_PROBLEM:_
Scan the material below for the word "bool", then copy every line in which it appears.

_INPUT DATA:_
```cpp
const char* spectral_out(const void* U, const void* h, const void* Bop, int n_pad, int k_pad, const float* W,
                         int transpose_w, void* pre, void* out, int B, int C, long long L, int Z, int K1, int gelu,
                         int save_pre, int num_sms, cudaStream_t stream);
const char* dpre_dw(const void* g, void* pre_dpre, const void* h, float* dW, int B, int C, long long L, int Z,
                    int num_sms, cudaStream_t stream);
const char* head_fwd(const void* h, const void* W3aug, const float* w4b4, float* out, int B, int C, long long S,
                     int nrl, const int* R, const long long* SR, const int* lim, int num_sms, cudaStream_t stream);
const char* head_bwd2(const void* h, const void* W3aug, const void* W3T16, const float* W4, const float* dout,
                      long long n_dout, unsigned* amax_ws, void* g, float* gW3, float* gb3, float* gW4, float* gb4,
                      int B, int C, long long S, int nrl, const int* R, const long long* SR, const int* lim,
                      int num_sms, cudaStream_t stream);
const char* head_fwd_multi(const void* h, const void* W3aug, const float* w4b4, float* out, int B, int C, long long S,
                           int O, long long plane, int nrl, const int* R, const long long* SR, const int* lim,
                           int num_sms, cudaStream_t stream);
const char* head_bwd_multi(const void* h, const void* W3aug, const void* W3T16, const float* W4, const float* dout,
                           long long n_dout, unsigned* amax_ws, void* g, float* gW3, float* gb3, float* gW4, float* gb4,
                           int B, int C, long long S, int O, long long plane, int nrl, const int* R,
                           const long long* SR, const int* lim, int num_sms, cudaStream_t stream);

}
```

### dfno_b200/csrc/ops_bindings.cpp

```cpp
#include <torch/extension.h>
#include <ATen/cuda/CUDAContext.h>
#include <c10/cuda/CUDAGuard.h>

#include "kernels.h"

namespace {

int sm_count() {
  static int n = 0;
  if (!n) n = at::cuda::getCurrentDeviceProperties()->multiProcessorCount;
  return n;
}
cudaStream_t cur_stream() { return at::cuda::getCurrentCUDAStream().stream(); }
void check(const char* err, const char* what) { TORCH_CHECK(err == nullptr, what, ": ", err ? err : ""); }
const float* fptr(const at::Tensor& t) {
  TORCH_CHECK(t.is_cuda() && t.scalar_type() == at::kFloat && t.is_contiguous(), "expected contiguous CUDA fp32 tensor");
  return t.data_ptr<float>();
}
float* fptr_mut(at::Tensor& t) { return const_cast<float*>(fptr(t)); }
void* bptr(const at::Tensor& t) {
  TORCH_CHECK(t.is_cuda() && t.scalar_type() == at::kBFloat16, "expected CUDA bf16 tensor");
  return t.data_ptr();
}

// ... 211 lines not shown
  c10::cuda::CUDAGuard guard(x.device());
  at::Tensor y = at::empty_like(x), dy = at::empty_like(x);
  check(dfno::gelu_probe_h2(fptr(x), y.data_ptr<float>(), dy.data_ptr<float>(), x.numel(), cur_stream()), "gelu_probe_h2");
  return {y, dy};
}

void head_bwd(const at::Tensor& hcl, int64_t npos, int64_t C, int64_t CP, const at::Tensor& W3pad,
              const at::Tensor& W3Tpad, const at::Tensor& b3, const at::Tensor& W4, const at::Tensor& dout,
              const std::vector<int64_t>& radices, const std::vector<int64_t>& strides, at::Tensor& gcl,
              at::Tensor& gW3, at::Tensor& gb3, at::Tensor& gW4, at::Tensor& gb4) {
  TORCH_CHECK(radices.size() == strides.size() && !radices.empty() && radices.size() <= 4, "1..4 row digits");
  TORCH_CHECK(W3pad.dim() == 2 && W3pad.size(0) == 128 && W3pad.size(1) == 64 && W3pad.is_contiguous(), "W3pad [128,64]");
  TORCH_CHECK(W3Tpad.dim() == 2 && W3Tpad.size(0) == 32 && W3Tpad.size(1) == 128 && W3Tpad.is_contiguous(), "W3Tpad [32,128]");
  c10::cuda::CUDAGuard guard(hcl.device());
  int R[4]; long long SR[4];
  for (size_t i = 0; i < 4; ++i) { R[i] = i < radices.size() ? static_cast<int>(radices[i]) : 1; SR[i] = i < strides.size() ? strides[i] : 0; }
  check(dfno::head_bwd(bptr(hcl), npos, static_cast<int>(C), static_cast<int>(CP), bptr(W3pad), bptr(W3Tpad), fptr(b3),
                       fptr(W4), fptr(dout), static_cast<int>(radices.size()), R, SR, bptr(gcl), fptr_mut(gW3),
                       fptr_mut(gb3), fptr_mut(gW4), fptr_mut(gb4), sm_count(), cur_stream()), "head_bwd");
}

void fft_radix(const at::Tensor& x, at::Tensor& y, int64_t N, int64_t lines, bool inverse, bool in_real, bool out_real,
               bool one_sided, int64_t m) {
  TORCH_CHECK(x.is_cuda() && y.is_cuda() && x.is_contiguous() && y.is_contiguous(), "contiguous CUDA tensors");
  TORCH_CHECK(x.scalar_type() == y.scalar_type() && (x.scalar_type() == at::kFloat || x.scalar_type() == at::kBFloat16),
              "fp32 or bf16 (same type in and out)");
  c10::cuda::CUDAGuard guard(x.device());
  check(dfno::fft_radix(x.data_ptr(), y.data_ptr(), x.scalar_type() == at::kBFloat16, static_cast<int>(N), lines,
                        inverse, in_real, out_real, one_sided, static_cast<int>(m), sm_count(), cur_stream()), "fft_radix");
}

void spectral_out(const at::Tensor& U, const at::Tensor& h, const at::Tensor& Bop, const at::Tensor& W, bool transpose_w,
                  const c10::optional<at::Tensor>& pre, at::Tensor& out, int64_t B, int64_t C, int64_t L, int64_t Z,
                  int64_t K1, bool gelu, bool save_pre) {
  TORCH_CHECK(Bop.dim() == 2 && Bop.is_contiguous(), "operator must be a contiguous [n_pad, k_pad] tensor");
  c10::cuda::CUDAGuard guard(U.device());
  check(dfno::spectral_out(bptr(U), bptr(h), bptr(Bop), static_cast<int>(Bop.size(0)), static_cast<int>(Bop.size(1)),
                           fptr(W), transpose_w ? 1 : 0, pre ? bptr(*pre) : nullptr, bptr(out), static_cast<int>(B),
                           static_cast<int>(C), L, static_cast<int>(Z), static_cast<int>(K1), gelu ? 1 : 0,
                           save_pre ? 1 : 0, sm_count(), cur_stream()), "spectral_out");
}

void spectral_in(const at::Tensor& h, const at::Tensor& op1, const at::Tensor& op2, const std::vector<int64_t>& dst_ptrs,
                 int64_t dst_off, const std::vector<int64_t>& dstr, int64_t BC, int64_t X, int64_t Yl, int64_t T, int64_t Z,
                 int64_t KZ, int64_t mt) {
  TORCH_CHECK(op1.dim() == 2 && op1.is_contiguous() && op2.dim() == 2 && op2.is_contiguous(), "operators: contiguous [n_pad, k_pad]");
  TORCH_CHECK(!dst_ptrs.empty() && dst_ptrs.size() <= 8 && dstr.size() == 4, "1..8 destinations, 4 strides");
  TORCH_CHECK(h.numel() >= BC * X * Yl * T * Z, "activation smaller than its description");
  c10::cuda::CUDAGuard guard(h.device());
  long long ptrs[8], str[4];
  for (size_t i = 0; i < dst_ptrs.size(); ++i) ptrs[i] = dst_ptrs[i];
  for (size_t i = 0; i < 4; ++i) str[i] = dstr[i];
  check(dfno::spectral_in(bptr(h), bptr(op1), static_cast<int>(op1.size(0)), static_cast<int>(op1.size(1)), bptr(op2),
                          static_cast<int>(op2.size(0)), static_cast<int>(op2.size(1)), ptrs, static_cast<int>(dst_ptrs.size()),
                          dst_off, str, static_cast<int>(BC), static_cast<int>(X), static_cast<int>(Yl), static_cast<int>(T),
                          static_cast<int>(Z), static_cast<int>(KZ), static_cast<int>(mt), sm_count(), cur_stream()),
        "spectral_in");
}

std::string spectral_in_check(int64_t n1_pad, int64_t k1_pad, int64_t n2_pad, int64_t k2_pad, int64_t P, int64_t dst_off,
                              const std::vector<int64_t>& dstr, int64_t BC, int64_t X, int64_t Yl, int64_t T, int64_t Z,
                              int64_t KZ, int64_t mt) {
  TORCH_CHECK(dstr.size() == 4, "4 strides");
  long long str[4];
  for (size_t i = 0; i < 4; ++i) str[i] = dstr[i];
  const char* e = dfno::spectral_in_check(static_cast<int>(n1_pad), static_cast<int>(k1_pad), static_cast<int>(n2_pad),
                                          static_cast<int>(k2_pad), static_cast<int>(P), dst_off, str, static_cast<int>(BC),
                                          static_cast<int>(X), static_cast<int>(Yl), static_cast<int>(T), static_cast<int>(Z),
                                          static_cast<int>(KZ), static_cast<int>(mt), nullptr);
  return e ? std::string(e) : std::string();
}

std::vector<int64_t> spectral_in_config(int64_t n1_pad, int64_t k1_pad, int64_t n2_pad, int64_t k2_pad, int64_t P,
// ... 96 lines not shown
                             cur_stream()), "head_fwd_multi");
}

void head_bwd_multi(const at::Tensor& h, const at::Tensor& W3aug, const at::Tensor& W3T16, const at::Tensor& W4,
                    const at::Tensor& dout, at::Tensor& amax_ws, at::Tensor& g, at::Tensor& gW3, at::Tensor& gb3,
                    at::Tensor& gW4, at::Tensor& gb4, int64_t B, int64_t C, int64_t S, int64_t O, int64_t plane,
                    const std::vector<int64_t>& radices, const std::vector<int64_t>& strides,
                    const std::vector<int64_t>& limits) {
  TORCH_CHECK(W3aug.dim() == 2 && W3aug.size(0) == 128 && W3aug.size(1) == 64 && W3aug.is_contiguous(), "W3aug [128,64]");
  TORCH_CHECK(W3T16.is_cuda() && W3T16.scalar_type() == at::kHalf && W3T16.dim() == 2 && W3T16.size(1) == 128 &&
              W3T16.size(0) == (C + 1 + 15) / 16 * 16 && W3T16.is_contiguous(), "W3T16: fp16 [ceil16(C+1), 128]");
  TORCH_CHECK(W4.numel() == O * 128 && gW4.numel() == O * 128 && gb4.numel() == O, "W4 / dW4 [O, 128], db4 [O]");
  TORCH_CHECK(dout.numel() >= B * O * plane, "dout smaller than B * O * plane");
  TORCH_CHECK(amax_ws.is_cuda() && amax_ws.numel() >= 1 && amax_ws.element_size() == 4, "amax_ws: one 32-bit word");
  c10::cuda::CUDAGuard guard(h.device());
  int R[5], lim[5]; long long SR[5];
  const int* lp = row_digits(radices, strides, limits, R, SR, lim);
  check(dfno::head_bwd_multi(bptr(h), bptr(W3aug), W3T16.data_ptr(), fptr(W4), fptr(dout), dout.numel(),
                             reinterpret_cast<unsigned*>(amax_ws.data_ptr()), bptr(g), fptr_mut(gW3), fptr_mut(gb3),
                             fptr_mut(gW4), fptr_mut(gb4), static_cast<int>(B), static_cast<int>(C), S,
                             static_cast<int>(O), plane, static_cast<int>(radices.size()), R, SR, lp, sm_count(),
                             cur_stream()), "head_bwd_multi");
}

}

void register_ops(pybind11::module& m) {
  m.def("fft_radix", &fft_radix);
  m.def("sq_partials", &sq_partials);
  m.def("scaled_diff", &scaled_diff);
  m.def("spectral_in", &spectral_in);
  m.def("spectral_in_check", &spectral_in_check);
  m.def("spectral_in_config", &spectral_in_config);
  m.def("spectral_out", &spectral_out);
  m.def("dpre_dw", &dpre_dw);
  m.def("head_fwd", &head_fwd, py::arg("h"), py::arg("W3aug"), py::arg("w4b4"), py::arg("out"), py::arg("B"), py::arg("C"),
        py::arg("S"), py::arg("radices"), py::arg("strides"), py::arg("limits") = std::vector<int64_t>{});
  m.def("head_bwd2", &head_bwd2, py::arg("h"), py::arg("W3aug"), py::arg("W3T16"), py::arg("W4"), py::arg("dout"),
        py::arg("amax_ws"), py::arg("g"), py::arg("gW3"), py::arg("gb3"), py::arg("gW4"), py::arg("gb4"), py::arg("B"),
        py::arg("C"), py::arg("S"), py::arg("radices"), py::arg("strides"), py::arg("limits") = std::vector<int64_t>{});
  m.def("head_fwd_multi", &head_fwd_multi, py::arg("h"), py::arg("W3aug"), py::arg("w4b4"), py::arg("out"), py::arg("B"),
        py::arg("C"), py::arg("S"), py::arg("O"), py::arg("plane"), py::arg("radices"), py::arg("strides"),
        py::arg("limits") = std::vector<int64_t>{});
  m.def("head_bwd_multi", &head_bwd_multi, py::arg("h"), py::arg("W3aug"), py::arg("W3T16"), py::arg("W4"),
        py::arg("dout"), py::arg("amax_ws"), py::arg("g"), py::arg("gW3"), py::arg("gb3"), py::arg("gW4"), py::arg("gb4"),
        py::arg("B"), py::arg("C"), py::arg("S"), py::arg("O"), py::arg("plane"), py::arg("radices"), py::arg("strides"),
        py::arg("limits") = std::vector<int64_t>{});
  m.def("lift_fwd", &lift_fwd);
  m.def("lift_bwd", &lift_bwd, py::arg("x"), py::arg("W1"), py::arg("b1"), py::arg("W2"), py::arg("b2"), py::arg("dh"),
        py::arg("gW1"), py::arg("gb1"), py::arg("gW2"), py::arg("gb2"), py::arg("dims"), py::arg("dx") = c10::nullopt);
  m.def("bypass_gelu_fwd", &bypass_gelu_fwd);
  m.def("bypass_gelu_bwd", &bypass_gelu_bwd);
  m.def("bypass_fwd_tc", &bypass_fwd_tc);
  m.def("bypass_bwd_tc", &bypass_bwd_tc);
  m.def("spectral_mix_fwd", &spectral_mix_fwd);
  m.def("spectral_mix_bwd", &spectral_mix_bwd);
  m.def("adam_step", &adam_step, py::arg("p"), py::arg("g"), py::arg("m"), py::arg("v"), py::arg("lr"), py::arg("beta1"),
        py::arg("beta2"), py::arg("eps"), py::arg("weight_decay"), py::arg("step"), py::arg("grad_scale"),
        py::arg("step_dev") = c10::nullopt);
  m.def("adam_step_dev", &adam_step_dev, py::arg("p"), py::arg("g"), py::arg("m"), py::arg("v"), py::arg("hparams"),
        py::arg("step_dev"), py::arg("grad_scale"), py::arg("sumsq") = c10::nullopt, py::arg("norm_out") = c10::nullopt);
  m.def("adam_set_hparams", &adam_set_hparams, py::arg("hparams"), py::arg("lr"), py::arg("beta1"), py::arg("beta2"),
        py::arg("eps"), py::arg("weight_decay"), py::arg("decoupled"), py::arg("max_norm"));
  m.def("sumsq", &sumsq, py::arg("x"), py::arg("out"), py::arg("partials"), py::arg("ticket"));
  m.def("p2p_sum_f64", &p2p_sum_f64);
  m.def("p2p_barrier", &p2p_barrier);
  m.def("p2p_allreduce_small", &p2p_allreduce_small);
// ... 8 lines not shown
```

### dfno_b200/csrc/spectral_out_sm90.cu

```cuda
#include "sm90_ptx.cuh"
#include "kernels.h"
#include "tma_host.h"

namespace dfno {
namespace {

constexpr uint32_t kBlk = 16384;
constexpr int kMaxStagesS = 4;
constexpr int kMaxE = 2;

struct SpecOutParams {
  int B, C, R, RC;
  long long L;
  long long tiles_per_b;
  int Z, nzt;
  int K1, k1blocks, n_pad;
  int transpose_w;
  const float* W;
  int stages, E;
  uint32_t stage_bytes, zbt;
};

template <bool kGelu, bool kPre>
__global__ void __launch_bounds__(128 * kMaxE + 32, 1)
// ... 120 lines not shown
#pragma unroll
          for (int i = 0; i < 8; ++i) {
            const float x0 = __uint_as_float(v[2 * i]), x1 = __uint_as_float(v[2 * i + 1]);
            pk[i] = act ? h2_to_bf16x2(gelu_h2(h2_from_f32(x0, x1))) : pack_bf16x2(x0, x1);
          }
          uint8_t* rowp = myrow + (c0 >> 6) * kBlk;
          const uint32_t j0 = (c0 & 63) >> 3;
          *reinterpret_cast<uint4*>(rowp + ((j0 ^ sw) << 4)) = make_uint4(pk[0], pk[1], pk[2], pk[3]);
          *reinterpret_cast<uint4*>(rowp + (((j0 + 1) ^ sw) << 4)) = make_uint4(pk[4], pk[5], pk[6], pk[7]);
        }
      }
      fence_proxy_async_smem();
      asm volatile("bar.sync %0, 128;" ::"r"(barid) : "memory");
    };
    stage_rows(kGelu && !kPre);
    if (t0) {
      const CUtensorMap* mp = kPre ? &tmP : &tmO;
      for (int zb = 0; zb < zbn; ++zb) tma_store_3d(mp, stg + zb * kBlk, zt * 128 + zb * 64, l0, b * p.C);
      tma_store_commit();
    }
    if (kPre) {
      if (t0) tma_store_wait_read();
      asm volatile("bar.sync %0, 128;" ::"r"(barid) : "memory");
      stage_rows(true);
      if (t0) {
        for (int zb = 0; zb < zbn; ++zb) tma_store_3d(&tmO, stg + zb * kBlk, zt * 128 + zb * 64, l0, b * p.C);
        tma_store_commit();
      }
    }
  }
  if (t0) tma_store_wait_all();
}

}

const char* spectral_out(const void* U, const void* h, const void* Bop, int n_pad, int k_pad, const float* W,
                         int transpose_w, void* pre, void* out, int B, int C, long long L, int Z, int K1, int gelu,
                         int save_pre, int num_sms, cudaStream_t stream) {
  if (C < 1 || C > 64) return "spectral_out: 1 <= C <= 64";
  if (Z % 8 || Z > 256 || K1 % 8) return "spectral_out: need Z % 8 == 0, Z <= 256 and K1 % 8 == 0";
  if (k_pad % 64 || k_pad > 128 || K1 > k_pad || n_pad % 16 || n_pad < Z || n_pad > 256) return "spectral_out: bad operator padding";
  if (L > (1ll << 31) - 256 || static_cast<long long>(B) * C > (1 << 30)) return "spectral_out: tensor too large";
  SpecOutParams p{};
  p.B = B; p.C = C; p.R = 128 / C; p.RC = p.R * C; p.L = L;
  p.tiles_per_b = (L + p.R - 1) / p.R;
  p.Z = Z; p.nzt = (Z + 127) / 128;
  p.K1 = K1; p.k1blocks = k_pad / 64; p.n_pad = n_pad;
  p.transpose_w = transpose_w; p.W = W;
  p.zbt = Z > 64 ? 2 : 1;
  p.stage_bytes = (p.k1blocks + p.zbt) * kBlk;
  const uint32_t fixed = static_cast<uint32_t>(p.k1blocks) * n_pad * 128 + 2 * kBlk + 1024  + 1024 ;
  const uint32_t budget = 227 * 1024;
  auto scratch_bytes = [](int E) { return static_cast<uint32_t>(4 * E * kRowScratchFloats * 4); };
  p.E = kMaxE; p.stages = 0;
  for (int E = kMaxE; E >= 1 && !p.stages; --E)
    for (int st = kMaxStagesS; st >= 2; --st)
      if (st % E == 0 && fixed + st * p.stage_bytes + E * p.zbt * kBlk + scratch_bytes(E) <= budget) {
        p.E = E; p.stages = st; break;
      }
  if (!p.stages) return "spectral_out: tile does not fit shared memory";
  CUtensorMap tmU, tmH, tmB1, tmP, tmO;
  const uint64_t BC = static_cast<uint64_t>(B) * C;
  if (make_map_3d(&tmU, U, K1, L, BC, K1, static_cast<uint64_t>(L) * K1, 64, p.R, C)) return "tensor map (U) failed";
  if (make_map_3d(&tmH, h, Z, L, BC, Z, static_cast<uint64_t>(L) * Z, 64, p.R, C)) return "tensor map (h) failed";
  if (make_map_2d(&tmB1, Bop, k_pad, n_pad, k_pad, 64, n_pad)) return "tensor map (operator) failed";
  if (make_map_3d(&tmP, pre ? pre : out, Z, L, BC, Z, static_cast<uint64_t>(L) * Z, 64, p.R, C)) return "tensor map (pre) failed";
  if (make_map_3d(&tmO, out, Z, L, BC, Z, static_cast<uint64_t>(L) * Z, 64, p.R, C)) return "tensor map (out) failed";
  const uint32_t smem_bytes = fixed + p.stages * p.stage_bytes + p.E * p.zbt * kBlk + scratch_bytes(p.E);
  const long long tiles = p.tiles_per_b * B * p.nzt;
  const int grid = static_cast<int>(tiles < num_sms ? tiles : num_sms);
  const int threads = 128 * p.E + 32;
  const uint32_t dyn = smem_bytes;
  const bool want_pre = gelu && save_pre && pre != nullptr;
#define DFNO_SO_LAUNCH(G, P)                                                                                         \
  do {                                                                                                               \
    static bool attr = false;                                                                                        \
    if (!attr) {                                                                                                     \
      if (cudaFuncSetAttribute(spectral_out_kernel<G, P>, cudaFuncAttributeMaxDynamicSharedMemorySize, 227 * 1024) != \
          cudaSuccess)                                                                                               \
        return "cudaFuncSetAttribute failed";                                                                        \
      attr = true;                                                                                                   \
    }                                                                                                                \
    spectral_out_kernel<G, P><<<grid, threads, dyn, stream>>>(tmU, tmH, tmB1, tmP, tmO, p);                          \
  } while (0)
  if (gelu && want_pre) DFNO_SO_LAUNCH(true, true);
  else if (gelu) DFNO_SO_LAUNCH(true, false);
  else DFNO_SO_LAUNCH(false, false);
#undef DFNO_SO_LAUNCH
  cudaError_t e = cudaGetLastError();
  return e == cudaSuccess ? nullptr : cudaGetErrorString(e);
}

}
```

_EXERCISE RESPONSE:_
void fft_radix(const at::Tensor& x, at::Tensor& y, int64_t N, int64_t lines, bool inverse, bool in_real, bool out_real,
               bool one_sided, int64_t m) {
void spectral_out(const at::Tensor& U, const at::Tensor& h, const at::Tensor& Bop, const at::Tensor& W, bool transpose_w,
                  int64_t K1, bool gelu, bool save_pre) {
template <bool kGelu, bool kPre>
  const bool want_pre = gelu && save_pre && pre != nullptr;
    static bool attr = false;                                                                                        \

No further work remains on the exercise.